De entrada, me atrevo a afirmar que nadie sabe cómo va a resolverse la actual crisis política nicaragüense, por qué accidentada ruta caerá, como caen inexorablemente todos los regímenes de la tierra, el deleznable reinado de Ortega y Murillo.
Hasta donde llega nuestro limitado entender, del futuro apenas sabemos esto: probablemente existe. Y empeñados, por fe vital, en creer que vamos hacia él, trazamos trayectorias en nuestras mentes, dibujamos posibles perfiles suyos, que inevitablemente cambiarán de forma en el camino. Por eso es legítimo diferir en los pronósticos que cualquiera se atreva a ofrecer. Por eso la disputa entre defensores y críticos de la Alianza Cívica es mucho, muchísimo más que un debate sobre estrategias. En el fondo es una disputa entre dos maneras de imaginar, dos tradiciones, dos historias en ciernes, dos formas de hacer política y dos visiones del país. Una de ellas, la de los partidarios de la Alianza Cívica, es –en mi opinión—anacrónica, antidemocrática, elitista; lo viejo, lo obsoleto, lo arcaico. Del otro lado, muy imperfecto y aún temprano en desarrollo, está el embrión de la modernidad.
‘Confíen en nosotros’
Lo viejo exige respeto a su autoridad, fe sin dudar, obediencia sin cuestionar, y sin reproches. A medida que la crítica a la Alianza sube de tono y crece en detalle, información y calidad, las fuerzas ultraconservadoras que la apoyan desempolvan sus cañones, cierran filas, se defienden unos a otros al punto de que demuestran recelar más de los ciudadanos que demandan sus derechos conculcados que de la propia dictadura que dicen combatir.

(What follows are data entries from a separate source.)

+__global__ __launch_bounds__(256) void key_run_scan_kernel(const u16* __restrict__ k, int64_t k_bs, int64_t k_rs, const u16* __restrict__ vt,
+                                                           int64_t vt_bs, int Lk, int Lkp, int D, scail_key_run_rec* rec) {
+    __shared__ int red[4];
+    const int64_t b = blockIdx.y;
+    const int tid = threadIdx.x;
+    const int64_t stride = (int64_t)gridDim.x * 256;
+    int worst = 0;
+    const u16* kb = k + b * k_bs;
+    const u16* klast = kb + (int64_t)(Lk - 1) * k_rs;
+    const int dc = D / 8;
+    const int64_t nk = (int64_t)(Lk - 1) * dc;
+    for (int64_t i = (int64_t)blockIdx.x * 256 + tid; i < nk; i += stride) {
+        const int j = (int)(i / dc), c = (int)(i - (int64_t)j * dc);
+        const uint4 a = *reinterpret_cast<const uint4*>(kb + (int64_t)j * k_rs + c * 8);
+        const uint4 r = *reinterpret_cast<const uint4*>(klast + c * 8);
+        if (a.x != r.x || a.y != r.y || a.z != r.z || a.w != r.w) worst = max(worst, j + 1);
+    }
+    const u16* vb = vt + b * vt_bs;
+    const int vc = (Lk + 15) / 16 * 2;
+    const int plast = ((Lk - 1) & ~12) | ((((Lk - 1) >> 3) & 1) << 2) | ((((Lk - 1) >> 2) & 1) << 3);
+    const int64_t nv = (int64_t)D * vc;
+    for (int64_t i = (int64_t)blockIdx.x * 256 + tid; i < nv; i += stride) {
+        const int row = (int)(i / vc), c = (int)(i - (int64_t)row * vc);
+        const u16* vr = vb + (int64_t)row * Lkp;
+        const uint4 a = *reinterpret_cast<const uint4*>(vr + c * 8);
+        const uint32_t ref = vr[plast];
+        const uint32_t w[4] = {a.x, a.y, a.z, a.w};
+#pragma unroll
+        for (int e = 0; e < 8; ++e) {
+            const int col = c * 8 + e;
+            const int key = (col & ~12) | (((col >> 3) & 1) << 2) | (((col >> 2) & 1) << 3);
+            const uint32_t v = (w[e >> 1] >> (16 * (e & 1))) & 0xffffu;
+            if (key < Lk - 1 && v != ref) worst = max(worst, key + 1);
+        }
+    }
+#pragma unroll
+    for (int off = 32; off > 0; off >>= 1) worst = max(worst, __shfl_xor(worst, off, 64));
+    if ((tid & 63) == 0) red[tid >> 6] = worst;
+    __syncthreads();
+    if (tid == 0) {
+        worst = max(max(red[0], red[1]), max(red[2], red[3]));
+        if (worst > 0) atomicMax(&rec[b].n_eff, worst);
+    }
+}
+
+__global__ void key_run_finish_kernel(scail_key_run_rec* rec, int Lk, int n_batch) {
+    const int b = blockIdx.x * 256 + threadIdx.x;
+    if (b >= n_batch) return;
+    const int r = rec[b].n_eff;
+    const int n = Lk - r;
+    scail_key_run_rec out;
+    out.n_eff = r + 1;
+    out.lg = (n & (n - 1)) == 0 ? (float)(__ffs(n) - 1) : (float)log2((double)n);
+    rec[b] = out;
+}
+
+extern "C" int scail_key_run(const scail_bf16* k, int64_t k_bs, int64_t k_rs, const scail_bf16* vt, int64_t vt_bs, int64_t Lk,
+                             int64_t n_batch, int64_t heads, scail_key_run_rec* records, void* stream) {
+    if (k == nullptr || vt == nullptr || records == nullptr) {
+        scail_set_error(std::string("scail_key_run: null pointer (") + (k == nullptr ? "k" : vt == nullptr ? "vt" : "records") + ")");
+        return 1;
+    }
+    if (Lk < 1 || Lk >= (1ll << 30)) {
+        scail_set_error("scail_key_run: a key set needs 1 .. 2^30 - 1 keys, got Lk = " + std::to_string(Lk));
+        return 1;
+    }
+    if (heads < 1 || heads >= 65536 || n_batch < 0 || n_batch >= 65536) {
+        scail_set_error("scail_key_run: heads must be 1 .. 65535 and n_batch 0 .. 65535, got heads = " + std::to_string(heads) + ", n_batch = " +
+                        std::to_string(n_batch));
+        return 1;
+    }
+    const int64_t D = heads * 128, Lkp = (Lk + 63) / 64 * 64;
+    if (k_rs < D) {
+        scail_set_error("scail_key_run: the K row stride is shorter than a row of heads * 128 = " + std::to_string(D) + " elements, got k_rs = " +
+                        std::to_string(k_rs));
+        return 1;
+    }
+    if (n_batch > 1 && (k_bs < D || vt_bs < D * Lkp)) {
+        scail_set_error("scail_key_run: a batch stride is shorter than its data (K: a row of " + std::to_string(D) + ", V^T: heads * 128 * ceil64(Lk) = " +
+                        std::to_string(D * Lkp) + " elements), got k_bs = " + std::to_string(k_bs) + ", vt_bs = " + std::to_string(vt_bs));
+        return 1;
+    }
+    SCAIL_REQUIRE(k_rs % 8 == 0 && k_bs % 8 == 0 && vt_bs % 8 == 0 && aligned16(k) && aligned16(vt), "16-byte alignment");
+    SCAIL_REQUIRE((reinterpret_cast<uintptr_t>(records) & 7) == 0, "the records must be 8-byte aligned");
+    if (n_batch == 0) return 0;
+    const hipError_t e = hipMemsetAsync(records, 0, (size_t)n_batch * sizeof(scail_key_run_rec), (hipStream_t)stream);
+    if (e != hipSuccess) {
+        scail_set_error(std::string("scail_key_run: hipMemsetAsync failed: ") + hipGetErrorString(e));
+        return 2;
+    }
+    if (Lk > 1) {
+        const int64_t chunks = (Lk - 1) * (D / 8) + D * ((Lk + 15) / 16 * 2);
+        const unsigned blocks = (unsigned)std::min<int64_t>(std::max<int64_t>((chunks + 1023) / 1024, 1), 1024);
+        hipLaunchKernelGGL(key_run_scan_kernel, dim3(blocks, (unsigned)n_batch), dim3(256), 0, (hipStream_t)stream, k, k_bs, k_rs, vt, vt_bs, (int)Lk,
+                           (int)Lkp, (int)D, records);
+        if (int rc = scail_check_launch("key_run (scan)")) return rc;
+    }
+    hipLaunchKernelGGL(key_run_finish_kernel, dim3((unsigned)((n_batch + 255) / 256)), dim3(256), 0, (hipStream_t)stream, records, (int)Lk, (int)n_batch);
+    return scail_check_launch("key_run");
+}
+
 __global__ __launch_bounds__(256) void comm_standin_kernel(const uint4* __restrict__ src, uint4* __restrict__ dst, int64_t n16, int64_t min_ticks) {
     const int64_t t0 = (int64_t)wall_clock64();
     for (int64_t i = (int64_t)blockIdx.x * 256 + threadIdx.x; i < n16; i += (int64_t)gridDim.x * 256) dst[i] = src[i];
diff --git a/scail_amd/cstep.py b/scail_amd/cstep.py
--- a/scail_amd/cstep.py
+++ b/scail_amd/cstep.py
@@ -31,7 +31,8 @@
 
 
 class DitCond(C.Structure):
-    _fields_ = [("k_text", _p), ("vt_text", _p), ("k_clip", _p), ("vt_clip", _p), ("Lt", _i64), ("Lc", _i64), ("Bc", _i64)]
+    _fields_ = [("k_text", _p), ("vt_text", _p), ("k_clip", _p), ("vt_clip", _p), ("Lt", _i64), ("Lc", _i64), ("Bc", _i64),
+                ("text_runs", _p)]
 
 
 EXCHANGE_FN = C.CFUNCTYPE(C.c_int, C.c_void_p, C.c_int32, C.c_int32, C.c_int32, C.c_void_p)
@@ -47,7 +48,8 @@
 def _cond_struct(cond: Dict) -> "DitCond":
     k_text, k_clip = cond["k_text"], cond["k_clip"]
     return DitCond(k_text.data_ptr(), cond["vt_text"].data_ptr(), k_clip.data_ptr(), cond["vt_clip"].data_ptr(),
-                   k_text.shape[2], k_clip.shape[2], k_clip.shape[1])
+                   k_text.shape[2], k_clip.shape[2], k_clip.shape[1],
+                   cond["text_runs"].data_ptr() if cond.get("text_runs") is not None else None)
 
 
 class CStep:
diff --git a/scail_amd/dit.py b/scail_amd/dit.py
--- a/scail_amd/dit.py
+++ b/scail_amd/dit.py
@@ -204,6 +204,8 @@
         self._rope_cache: Dict = {}
         self._ws: Dict = {}
         self.cache_conditioning = True
+        self.text_runs = True
+        self.text_runs_min_keys = 65
         self.sp = None
         self._tap = None
         self.kernel_timer = None
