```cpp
template <int C, int NSL, int GCAP = miqp::OC_GCAP>
__global__ void __launch_bounds__(64, (GCAP > 128 ? 1 : 2)) as_onchip_kernel(DevBuf B) {
  static_assert(C == 1 || C == 2, "a stage of 16 columns holds the chains of up to two cars");
  constexpr bool CM = true;
  constexpr bool BIG = GCAP > 128;
  constexpr int OC_GCAP = GCAP, OC_GSLOTS = OC_GCAP / 64, OC_GCOEF = oc_gcoef_of(OC_GCAP);
  constexpr int NX = 6 * C, NZ = 8 * C, NCH = 2 * C;
  const Layout& Y = B.Y;
  const int tid = threadIdx.x, lg = tid >> 4, lc = tid & 15;
  const int par = lg >> 1, side = lg & 1;
  const double bsgn = side ? -1.0 : 1.0;
  WAVE_DUMP(BIG ? 1 : 4);
  const int* const clist = BIG && B.cls_take ? B.cls_list + (size_t)(B.cls_take - 1) * B.batch_cap : nullptr;
  const int nbatch = clist ? (B.cls_count[B.cls_take - 1] < B.batch_cap ? B.cls_count[B.cls_take - 1] : B.batch_cap) : (*B.batch_count < B.batch_cap ? *B.batch_count : B.batch_cap);
  const int N = Y.N, NSLOT = Y.NSLOT;
  extern __shared__ double lds[];
  char* const L0 = (char*)lds;
  const OcLds LL = oc_lds_layout(N, Y.fixlen, OC_GCAP, !BIG);
  double* const Z = (double*)(L0 + LL.z);
  double* const scr = (double*)(L0 + LL.u);
  double* const V = (double*)(L0 + LL.u);
  unsigned long long* const bkey = (unsigned long long*)(L0 + LL.r);
  const int SPAN = LL.gmeta - LL.u;
  double* const kref = (double*)(L0 + LL.u + SPAN - N * 32);
  double* const kff = kref - N * 4;
  double* const KS = kff - N * 16;
  const int STG_CAP = (SPAN - N * 192) / 8;
  uint4* const gmeta = (uint4*)(L0 + LL.gmeta);
  double* const gcoef = (double*)(L0 + LL.gcoef);
  double* const grhs = (double*)(L0 + LL.grhs);
  double* const Wd = (double*)(L0 + LL.wd);
  int* const sstart = (int*)(L0 + LL.sstart);
  unsigned short* const cand = (unsigned short*)(L0 + LL.cand);
  signed char* const fix = (signed char*)(L0 + LL.fix);
  __shared__ int sh_node;
  __shared__ unsigned long long sh_stat[32];
  if (tid < 32) sh_stat[tid] = 0ull;
  const unsigned long long lt = (1ull << tid) - 1ull;

  const int chunk = B.as_chunk > 0 ? B.as_chunk : 1;
  int run_next = 0, run_end = 0;
  const int quota = BIG ? 0 : B.as_quota; int handed = 0;
#ifdef MIQP_PROFILE
  const unsigned long long wv_c0 = __builtin_amdgcn_s_memtime(), wv_r0 = __builtin_amdgcn_s_memrealtime();
  unsigned long long wv_first = 0; int wv_nodes = 0;
  if (!BIG && tid == 0) wv_first = atomicMin(&B.prof[120], wv_r0);
#endif
  for (;;) {
    __syncthreads();
    if (run_next >= run_end) {
      if (quota > 0 && handed >= quota) break;
      ++handed;
      if (tid == 0) sh_node = atomicAdd(B.work_counter, chunk);
      __syncthreads();
      run_next = __builtin_amdgcn_readfirstlane(sh_node); run_end = run_next + chunk;
      if (run_next >= nbatch) break;
    }
    const int slot_ = run_next++;
    if (slot_ >= nbatch) { run_next = run_end; continue; }
    const int node = clist ? __builtin_amdgcn_readfirstlane(clist[slot_]) : slot_;
    {
      const int cls = B.batch_large ? (int)B.batch_large[node] : (is_probe_word(B.batch_depth[node]) ? 1 : 0);
      if (cls != (BIG ? 1 : 0)) continue;
    }
    WAVE_DUMP_NODE();
    const int inst = __builtin_amdgcn_readfirstlane(B.batch_inst[node]);
    const double* D = B.inst_d + (size_t)inst * Y.dstride;
    const int* T = B.inst_i + (size_t)inst * Y.istride;
    const double ts = D[Y.d_glob + 7];
    const double aqs = 2.0 * D[Y.d_misc + 0];
    const double iaq = aqs > 0.0 ? 1.0 / aqs : 0.0;
    {
      const signed char* src = B.pool_fix + (size_t)B.batch_node[node] * Y.fixlen;
      for (int k = tid; k < Y.fixlen; k += 64) fix[k] = src[k];
      if (tid < 16) Wd[tid] = tid < NZ ? D[Y.d_wd + oc_lcol<C, CM>(as_pcol<C>(tid))] : 0.0;
      for (int k = tid; k < N * 32; k += 64) bkey[k] = ~0ull;
      for (int k = tid; k <= N + 1; k += 64) sstart[k] = 0;
    }
    __syncthreads();
    const double* Rf = D + Y.d_ref;
    double cutoff = 1e300;
    {
      const double inc0 = fmin(inc_from_key(*(volatile unsigned long long*)&B.inc_key[inst]), B.inc_ext[inst]);
      const double gap_ = is_probe_word(B.batch_depth[node]) ? 0.0 : B.inst_gap[inst];
      if (B.use_cutoff && inc0 < 1e300) cutoff = inc0 - gap_ * (1e-10 + fabs(inc0)) - B.inst_const[inst];
    }

#ifdef MIQP_PROFILE
    unsigned long long asp_[12] = {0, 0, 0, 0, 0, 0, 0, 0, 0, 0, 0, 0};
#endif
    ASP_T(ta0);
    int ngen = 0;
    {
      unsigned long long* const bmp = (unsigned long long*)scr;
      const int nw = (N * NSLOT + 63) >> 6;
      unsigned short* const pre = (unsigned short*)(bmp + nw);
      for (int k = tid; k < nw; k += 64) bmp[k] = 0ull;
      OC_WAVE_SYNC();
      const int cls_off[8] = {0, 7, 11, 16, 16 + Y.EL, 16 + 5 * Y.EL, C * Y.SC, C * Y.SC + 8 * Y.NP};
      const int cls_cnt[8] = {7, 4, 5, Y.EL, 4 * Y.EL, 5 * Y.O, 8 * Y.NP, 16 * Y.NP};
      auto take = [&](int i, int slot) {
        if (decode_row<C, false>(Y, D, T, fix, i, slot, nullptr).active) {
          int col; double sg, rh;
          if (box_of_slot<C>(Y, D, T, fix, i, slot, col, sg, rh)) atomicMin(&bkey[(i * 2 + (sg < 0.0 ? 1 : 0)) * 16 + as_col<C>(oc_pcol<C, CM>(col))], d2key(rh));
          else { const int pcode = i * NSLOT + slot; atomicOr(&bmp[pcode >> 6], 1ull << (pcode & 63)); }
        }
      };
      unsigned short* const plist = pre + ((nw + 1 + 3) & ~3);
      const int LCAP = (int)(((char*)(L0 + LL.r) - (char*)plist) / 2) - 64;
      int nlist = 0;
      auto flush = [&]() {
        OC_WAVE_SYNC();
        for (int j0 = 0; j0 < nlist; j0 += 64) if (j0 + tid < nlist) { const int pc = plist[j0 + tid]; const int i = pc / NSLOT; take(i, pc - i * NSLOT); }
        OC_WAVE_SYNC();
        nlist = 0;
      };
      for (int e0 = 0; e0 < C * N; e0 += 64) {
        const int e = e0 + tid;
        if (e < C * N) {
          const int c = e / N, i = e - c * N;
          const double* G = D + Y.d_glob;
          const int code = i >= 1 ? (int)fix[Y.f_reg + c * N + i] : -1;
          const unsigned int skip = i >= 1 ? (unsigned int)T[Y.i_boxskip + c * N + i] : 0x7Fu;
          const double* rt = code >= 0 ? D + Y.d_reg + (c * Y.P + (code >> 2)) * REGSZ : nullptr;
          const double* Hc = (!rt && i >= 1) ? region_hull(Y, D, T, fix, c, i) : nullptr;
          auto put = [&](int col, bool neg, double rh) { atomicMin(&bkey[(i * 2 + (neg ? 1 : 0)) * 16 + as_col<C>(oc_pcol<C, CM>(col))], d2key(rh)); };
          if (i >= 1) {
            const double a_lo_x = rt ? rt[11] : Hc[0], a_hi_x = rt ? rt[12] : Hc[1], a_lo_y = rt ? rt[13] : Hc[2], a_hi_y = rt ? rt[14] : Hc[3];
            if (!(skip & 1u)) put(6 * c + 1, true, -G[0]);
            if (!(skip & 2u)) put(6 * c + 4, true, -G[0]);
            if (!(skip & 4u)) put(6 * c + 1, false, G[1]);
            if (!(skip & 8u)) put(6 * c + 2, false, a_hi_x);
            if (!(skip & 16u)) put(6 * c + 2, true, -a_lo_x);
            if (!(skip & 32u)) put(6 * c + 5, false, a_hi_y);
            if (!(skip & 64u)) put(6 * c + 5, true, -a_lo_y);
          }
          if (i <= N - 2) {
#pragma unroll
            for (int s_ = 0; s_ < 2; ++s_) {
              double lo, hi;
              if (i == 0) { lo = D[Y.d_u0box + c * 4 + 2 * s_]; hi = D[Y.d_u0box + c * 4 + 2 * s_ + 1]; }
              else if (rt) { lo = rt[15 + 2 * s_]; hi = rt[16 + 2 * s_]; }
              else { lo = Hc[4 + 2 * s_]; hi = Hc[5 + 2 * s_]; }
              put(6 * C + 2 * c + s_, false, hi); put(6 * C + 2 * c + s_, true, -lo);
            }
          }
        }
      }
#pragma unroll 1
      for (int cl = 0; cl < 8; ++cl) {
#ifdef MIQP_PROFILE
        if (cl == 2) { const long long tq_ = clock64(); asp_[9] += (unsigned long long)(tq_ - ta0); }
#endif
        const int cnt = cls_cnt[cl], off = cls_off[cl];
        const bool percar = cl < 6;
        const int per = percar ? C * cnt : cnt, total = N * per;
        for (int e0 = 0; e0 < total; e0 += 64) {
          const int e = e0 + tid;
          int i = 0, slot = 0; bool in = e < total;
          if (in) { i = e / per; const int rem = e - i * per; slot = percar ? (rem / cnt) * Y.SC + off + rem % cnt : off + rem; }
          if (cl < 2) continue;
          const bool cnd = in && slot_maybe<C>(Y, fix, i, slot);
          const unsigned long long mk = __ballot(cnd);
          if (cnd) plist[nlist + __popcll(mk & lt)] = (unsigned short)(i * NSLOT + slot);
          nlist += __popcll(mk);
          if (nlist > LCAP) flush();
        }
      }
      flush();
      if (tid == 0) { int a = 0; for (int k = 0; k < nw; ++k) { pre[k] = (unsigned short)(a < 65535 ? a : 65535); a += __popcll(bmp[k]); } pre[nw] = (unsigned short)(a < 65535 ? a : 65535); }
      OC_WAVE_SYNC();
      ngen = pre[nw];
      if (ngen <= OC_GCAP)
        for (int k = tid; k < nw; k += 64) {
          unsigned long long bits = bmp[k]; int pos = pre[k];
          while (bits) { const int b = __ffsll((long long)bits) - 1; cand[pos++] = (unsigned short)(k * 64 + b); bits &= bits - 1ull; }
        }
      OC_WAVE_SYNC();
    }
#ifdef MIQP_PROFILE
    const long long tq1_ = clock64();
#endif
    bool overflow = ngen > OC_GCAP;
    int ncoef = 0;
    for (int c0 = 0; c0 < ngen && !overflow; c0 += OC_SCR) {
      double* g = scr + (tid & (OC_SCR - 1)) * OC_SSTR;
      RowOut r; r.active = false; r.rhs = 0; r.aq = 0;
      int i = 0, nn = 0;
      const bool mine = tid < OC_SCR && c0 + tid < ngen;
      int slot_ = 0;
      if (mine) { const int pcode = cand[c0 + tid]; i = pcode / NSLOT; slot_ = pcode - i * NSLOT; r = decode_row<C, true>(Y, D, T, fix, i, slot_, g); }
      unsigned long long map = 0ull; unsigned int cols = 0u;
      double v6[6];
#pragma unroll
      for (int k = 0; k < 6; ++k) v6[k] = 0.0;
      if (mine) {
        for (int q = 0; q < NZ; ++q) {
          const double v = g[q];
          if (v != 0.0 && nn < 6) {
#pragma unroll
            for (int k = 0; k < 6; ++k) if (k == nn) v6[k] = v;
            const int pq = as_col<C>(oc_pcol<C, CM>(q));
            map |= (unsigned long long)(nn + 1) << (4 * pq); cols |= (unsigned int)pq << (4 * nn); nn++;
          }
        }
      }
      const bool keep = mine && nn > 0;
      const unsigned long long mk = __ballot(keep);
      const unsigned long long b0 = __ballot(keep && (nn & 1)), b1 = __ballot(keep && (nn & 2)), b2 = __ballot(keep && (nn & 4));
      const int tot = __popcll(b0) + 2 * __popcll(b1) + 4 * __popcll(b2);
      if (ncoef + tot > OC_GCOEF) { overflow = true; break; }
      if (keep) {
        const int idx = sstart[N + 1] + __popcll(mk & lt);
        const int off = ncoef + __popcll(b0 & lt) + 2 * __popcll(b1 & lt) + 4 * __popcll(b2 & lt);
#pragma unroll
        for (int k = 0; k < 6; ++k) if (k < nn) gcoef[off + k] = v6[k];
        uint4 m4; m4.x = (unsigned int)map; m4.y = (unsigned int)(map >> 32);
        m4.z = (unsigned int)off | ((unsigned int)nn << 16) | ((unsigned int)i << 20) | (r.aq > 0.0 ? 0x80000000u : 0u); m4.w = cols;
        gmeta[idx] = m4; grhs[idx] = r.rhs;
        cand[idx] = (unsigned short)(i * NSLOT + slot_);
      }
      OC_WAVE_SYNC();
      if (tid == 0) sstart[N + 1] += __popcll(mk);
      ncoef += tot;
      OC_WAVE_SYNC();
    }
    if (overflow) {
      if (B.batch_A) B.batch_A[(size_t)node * 64 + tid] = 0xFFFFu;
      if (tid == 0) {
        if (B.ring_M) B.batch_Mtag[node] = 0ull;
        B.batch_ok[node] = 5; B.pool_big[B.batch_node[node]] |= (BIG ? 2 : 1); if (B.stats) { atomicAdd(&B.stats[3], 1ull); atomicAdd(&B.stats[8 + (ngen >= 512 ? 15 : ngen / 32)], 1ull); }
      }
      continue;
    }
    const int NM = sstart[N + 1];
    OC_WAVE_SYNC();

    ASP_T(ta1); ASP_ACC(0, ta0, ta1);
#ifdef MIQP_PROFILE
    asp_[11] += (unsigned long long)(ta1 - tq1_);
#endif
    double brhs[NSL];
    unsigned int bact = 0u, binA = 0u, ginA = 0u;
#pragma unroll
    for (int k = 0; k < NSL; ++k) {
      const int i = 2 * k + par;
      brhs[k] = 1e300;
      if (i < N && lc < NZ) {
        const unsigned long long key = bkey[(i * 2 + side) * 16 + lc];
        if (key != ~0ull) { brhs[k] = key2d(key); bact |= 1u << k; }
      }
    }
    OC_WAVE_SYNC();

    const double h1 = ts, h2 = 0.5 * ts * ts, h3 = ts * ts * ts / 6.0;
    const double* const tb = D + Y.d_astab;
    if constexpr (C == 2) {
      for (int k = tid; k < N * 16; k += 64) KS[k] = tb[k];
      for (int k = tid; k < N * 4; k += 64) kref[k] = tb[N * 16 + k];
    } else {
      for (int k = tid; k < N * 8; k += 64) KS[(k >> 3) * 16 + (k & 7)] = tb[k];
      for (int k = tid; k < N * 2; k += 64) kref[(k >> 1) * 4 + (k & 1)] = tb[N * 8 + k];
    }
    OC_WAVE_SYNC();
    typedef double d2_t __attribute__((ext_vector_type(2)));
    auto subst = [&](const bool fromx0, const int itop, const int iend, double* const out) {
      for (int k = tid; k < (N - 1) * 4; k += 64) if ((k >> 2) > itop) kff[k] = fromx0 ? kref[k] : 0.0;
      if (tid < NCH) {
        const int ch = tid;
        double p0 = 0.0, p1 = 0.0, p2 = 0.0;
        int i0 = itop;
        if (itop >= N - 1) { const d2_t a = *(const d2_t*)(V + (N - 1) * 16 + 4 * ch); p0 = a[0]; p1 = a[1]; p2 = V[(N - 1) * 16 + 4 * ch + 2]; i0 = N - 2; }
        if (i0 >= 0) {
          d2_t va = *(const d2_t*)(V + i0 * 16 + 4 * ch), vb = *(const d2_t*)(V + i0 * 16 + 4 * ch + 2);
          d2_t ka = *(const d2_t*)(KS + (i0 * 4 + ch) * 4), kb = *(const d2_t*)(KS + (i0 * 4 + ch) * 4 + 2);
          double kr = fromx0 ? kref[i0 * 4 + ch] : 0.0;
          for (int i = i0; i >= 0; --i) {
            const int j = i > 0 ? i - 1 : 0;
            const d2_t nva = *(const d2_t*)(V + j * 16 + 4 * ch), nvb = *(const d2_t*)(V + j * 16 + 4 * ch + 2);
            const d2_t nka = *(const d2_t*)(KS + (j * 4 + ch) * 4), nkb = *(const d2_t*)(KS + (j * 4 + ch) * 4 + 2);
            const double nkr = fromx0 ? kref[j * 4 + ch] : 0.0;
            const double su = vb[1] + h3 * p0 + h2 * p1 + h1 * p2;
            const double sx0 = va[0] + p0, sx1 = va[1] + h1 * p0 + p1, sx2 = vb[0] + h2 * p0 + h1 * p1 + p2;
            kff[i * 4 + ch] = fma(su, kb[1], kr);
            p0 = sx0 - ka[0] * su; p1 = sx1 - ka[1] * su; p2 = sx2 - kb[0] * su;
            va = nva; vb = nvb; ka = nka; kb = nkb; kr = nkr;
          }
        }
      }
      OC_WAVE_SYNC();
      if (tid < NCH) {
        const int ch = tid;
        double x0 = 0.0, x1 = 0.0, x2 = 0.0;
        if (fromx0) { const int c = ch >> 1, s = ch & 1; x0 = D[Y.d_x0 + 6 * c + 3 * s]; x1 = D[Y.d_x0 + 6 * c + 3 * s + 1]; x2 = D[Y.d_x0 + 6 * c + 3 * s + 2]; }
        const int ie = iend < N - 1 ? iend : N - 2;
        d2_t ka = *(const d2_t*)(KS + ch * 4), kb = *(const d2_t*)(KS + ch * 4 + 2);
        double kf = kff[ch];
        for (int i = 0; i <= ie; ++i) {
          const int j = i < N - 2 ? i + 1 : N - 2;
          const d2_t nka = *(const d2_t*)(KS + (j * 4 + ch) * 4), nkb = *(const d2_t*)(KS + (j * 4 + ch) * 4 + 2);
          const double nkf = kff[j * 4 + ch];
          const double u = -kf - (ka[0] * x0 + ka[1] * x1 + kb[0] * x2);
          d2_t oa, ob; oa[0] = x0; oa[1] = x1; ob[0] = x2; ob[1] = u;
          *(d2_t*)(out + i * 16 + 4 * ch) = oa; *(d2_t*)(out + i * 16 + 4 * ch + 2) = ob;
          const double n0 = x0 + h1 * x1 + h2 * x2 + h3 * u, n1 = x1 + h1 * x2 + h2 * u, n2 = x2 + h1 * u;
          x0 = n0; x1 = n1; x2 = n2;
          ka = nka; kb = nkb; kf = nkf;
        }
        if (iend >= N - 1 || ie == N - 2) { d2_t oa, ob; oa[0] = x0; oa[1] = x1; ob[0] = x2; ob[1] = 0.0; *(d2_t*)(out + (ie + 1) * 16 + 4 * ch) = oa; *(d2_t*)(out + (ie + 1) * 16 + 4 * ch + 2) = ob; }
// ... 434 lines not shown
```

Según estos adultos de la política nica, corresponde a ellos, exclusivamente, el deber y el derecho a encontrar la “fórmula” que resuelva el conflicto actual. A puertas cerradas, por supuesto, y con toda la discrecionalidad que ellos consideren necesaria. Se supone que los demás ciudadanos deben esperar tranquilos, en sus casas, sin ‘perturbar el clima de negociación’ con protestas callejeras, y mucho menos con reclamos ‘absurdos’ de representatividad. “No todo el mundo puede estar en el palco”, dicen que dijo una vez otro ilustre miembro de las élites, el señor Humberto Ortega.
Por eso, cuando los ciudadanos democráticos critican su proceder, la vieja guardia estira el cuello indignada, hace un gesto de anciano honorable herido por la ingratitud del vulgo y aduce malas intenciones (o estupidez) de su parte. En esto gastan energía diariamente los operadores de la Alianza: en regañar al pueblo díscolo e insultar a los “radicales” que demandan transparencia, que exigen firmeza, y sobre todo que advierten acerca de la deriva antidemocrática de las “negociaciones”.
La defensa ‘victimista’
La postura del escritor Sergio Ramírez es un ejemplo impecable de este comportamiento. Al responder al comentario de un periodista de que el régimen de Ortega “sigue atacando a la Alianza Cívica”, Ramírez coloca a don Carlos Tünnermann, quien por su edad y semblante concita un respeto casi instintivo en nuestra cultura, como el verdadero blanco de los “ataques”, y astutamente amplía el cohorte de los ofensores: “El doctor Carlos Tünnermann, que no sabe ni disparar un arma, está bajo el fuego del Gobierno y el fuego de gente que, seguramente desesperada de no ver resultados, — eso puede ser una justificación — dispara contra la Alianza. Es decir, disparan contra quien deberían no disparar.” “Mucha gente”, dice también Ramírez, “le dispara a la Alianza Cívica por estar negociando.”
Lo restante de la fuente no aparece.